Spio aequalis Ehlers, 1904 remains an enigmatic polychaete known only from the original
discovery by Schauinsland somewhere on the Chatham Islands coast. Two subsequent unpublished South
Island sightings have come to light recently, but the length of time expired since the last
observation fits one definition of an extinct animal, and it has yet to be refound, despite
resampling attempts at all three of its now known locations.
What is Spio
aequalis? Spio aequalis, at around 15 cm long and 7 mm thick, is one of the largest
spionids known. The original type specimens are lost, so we depend on Ehlers' description in
old German and his figures. Possibly they were bad representations of one of the other large New
Zealand spionids? We know now that Ehlers described the animal fairly accurately; his drawing of
the head (below) with its odd bulbous pleated peristomium is recognisably from the same spionid as
in the photo here. However, the blunt prostomium is somewhat misrepresented in Ehler's figure.

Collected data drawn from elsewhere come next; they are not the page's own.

# TurakhiaLab/TWILIGHT

Hardware: AMD Instinct MI355X
Metric: DP band cells/s, TALCO-XDrop progressive profile-profile alignment (bit-exact vs reference CPU path) (higher is better)
Workload: dtype f32

## Files before the change

include/twl_align.h:

```cpp
#ifndef TWL_ALIGN_H
#define TWL_ALIGN_H

#include <stdint.h>

#ifdef __cplusplus
extern "C" {
#endif

#define TWL_MAX_MATRIX 21
#define TWL_MAX_MARKER 1024

enum twl_status {
    TWL_OK = 0,
    TWL_ERR_NOT_INITIALIZED = -1,
    TWL_ERR_BAD_ARGUMENT = -2,
    TWL_ERR_HIP = -3,
    TWL_ERR_UNSUPPORTED = -4
};

typedef struct twl_params {
    int32_t P;
    float   matrix[TWL_MAX_MATRIX * TWL_MAX_MATRIX];
    float   gap_open;
    float   gap_extend;
    float   gap_boundary;
    float   gap_char;
    int32_t xdrop;
    int32_t flen;
    int32_t marker;
} twl_params;

typedef struct twl_stats {
    uint64_t band_cells;
    uint64_t nominal_cells;
    double   kernel_ms;
    double   pack_ms;
    double   total_ms;
    int32_t  n_launches;
    int32_t  n_relaunched;
    int32_t  window;
    int32_t  grid;
    int32_t  matrix_mode;
    int32_t  speculative;
    int32_t  mt_tiles_predicted;
    int32_t  mt_tiles_inline;
    int32_t  mt_scouts_failed;
    int32_t  reserved;
    char     kernel[160];
} twl_stats;

int  twl_init(const int *device_ids, int n_devices);
void twl_shutdown(void);
const char *twl_last_error(void);
const char *twl_version(void);

int twl_align_batch(const twl_params *p, int32_t n_pairs, int32_t seq_len,
                    const float *freq, const float *gap_open, const float *gap_extend,
                    const int32_t *len, const int32_t *num,
                    int8_t *aln_out, int32_t *aln_len_out, int16_t *err_out);

int twl_align_batch_device(int device, void *stream, const twl_params *p, int32_t n_pairs, int32_t seq_len,
                           const float *d_freq, const float *d_gap_open, const float *d_gap_extend,
                           const int32_t *d_len, const int32_t *d_num,
                           int8_t *d_aln_out, int32_t *d_aln_len_out, int16_t *d_err_out);

void *twl_host_alloc(uint64_t bytes);
void  twl_host_free(void *p);

int twl_copy_to_device(int device, void *dst_dev, const void *src, uint64_t bytes);
int twl_copy_from_device(int device, void *dst, const void *src_dev, uint64_t bytes);
int twl_copy_rows_from_device(int device, void *dst, uint64_t dst_pitch, const void *src_dev, uint64_t src_pitch, uint64_t width, uint64_t rows);

int twl_get_stats(int device, twl_stats *out);

int twl_get_pair_cells(int device, uint64_t *cells_out, int32_t n);

int twl_column_scores(const twl_params *p, int32_t seq_len, const float *freq, const int32_t *len, const int32_t *num, float *out);

int twl_dp_column_scores(const twl_params *p, int32_t seq_len, const float *freq, const float *gap_open, const float *gap_extend,
                         const int32_t *len, const int32_t *num, float *out);

#define TWL_COMM_ID_BYTES 128
int twl_comm_unique_id(void *id128);
int twl_comm_init(int device, int rank, int world, const void *id128);
int twl_comm_all_gather(int device, const void *d_send, void *d_recv, int64_t bytes_per_rank);
int twl_comm_all_gather_host(int device, const void *send, void *recv, int64_t bytes_per_rank);
int twl_comm_destroy(int device);

enum twl_knob { TWL_KNOB_MT_PERTURB = 1, TWL_KNOB_MT_MAX_PAIRS = 2, TWL_KNOB_MT_MIN_MARKER = 3, TWL_KNOB_MT_LEAD = 4, TWL_KNOB_MT_MARGIN = 5,
                TWL_KNOB_MT_ROUNDS = 6, TWL_KNOB_MT_THR_JOBS = 7, TWL_KNOB_FAIL_ROW_ALLOCS = 8,
                TWL_KNOB_PROT_MODE = 9, TWL_KNOB_ASSUME_ONEHOT_QUERY = 10, TWL_KNOB_MT_TAIL_PCT = 11, TWL_KNOB_MT_WIDE = 12, TWL_KNOB_NO_SPEC = 13, TWL_KNOB_SCOUT_XDROP_PCT = 14, TWL_KNOB_THR_SMALL = 15, TWL_KNOB_FORCE_GLOBAL = 16, TWL_KNOB_LEAF_STEP = 17, TWL_KNOB_POISON_TB = 18, TWL_KNOB_MT_ANCHOR = 19, TWL_KNOB_MT_LEAD2 = 20, TWL_KNOB_PROT_CORRIDOR = 21 };
int twl_set_knob(int key, int value);
int twl_plan_describe(const twl_params *p, int32_t n_pairs, const int32_t *len, int32_t num_cu, int32_t qry_onehot, int32_t wide_streak, char *out, int32_t cap);

#ifdef __cplusplus
}
#endif
#endif
```

include/twl_level.h:

```cpp
#ifndef TWL_LEVEL_H
#define TWL_LEVEL_H

#include "twl_align.h"

#ifdef __cplusplus
extern "C" {
#endif

typedef struct twl_store twl_store;

typedef struct twl_side {
    int32_t n_members;
    int32_t member_off;
    int32_t len;
    int32_t num;
    float   weight;
    int32_t cache_id;
    int32_t store_id;
    int32_t reserved;
} twl_side;
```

Is the worm really a Spio? That is questionable. It is distinctive in several
features, including the hooks and branchiae. Crucially it may lack the characteristic anal cirri
of the genus, and it has eggs differing from other Spio.The egg envelope is thickened and
alveolated, usually an indicator of planktonic early development, and a character thought to be
important in the phylogeny of the family.
Hugo Schauinsland of Bremen visited the Chatham Islands during January-February
1897 whilst travelling around the Pacific. He was an energetic collector and took back to his
native Germany a very wide range of animals and fossils from the Chathams. The place where he
found Spio aequalis is not known. It might have been near Waitangi.
Below are the
S. aequalis figures of Ehlers.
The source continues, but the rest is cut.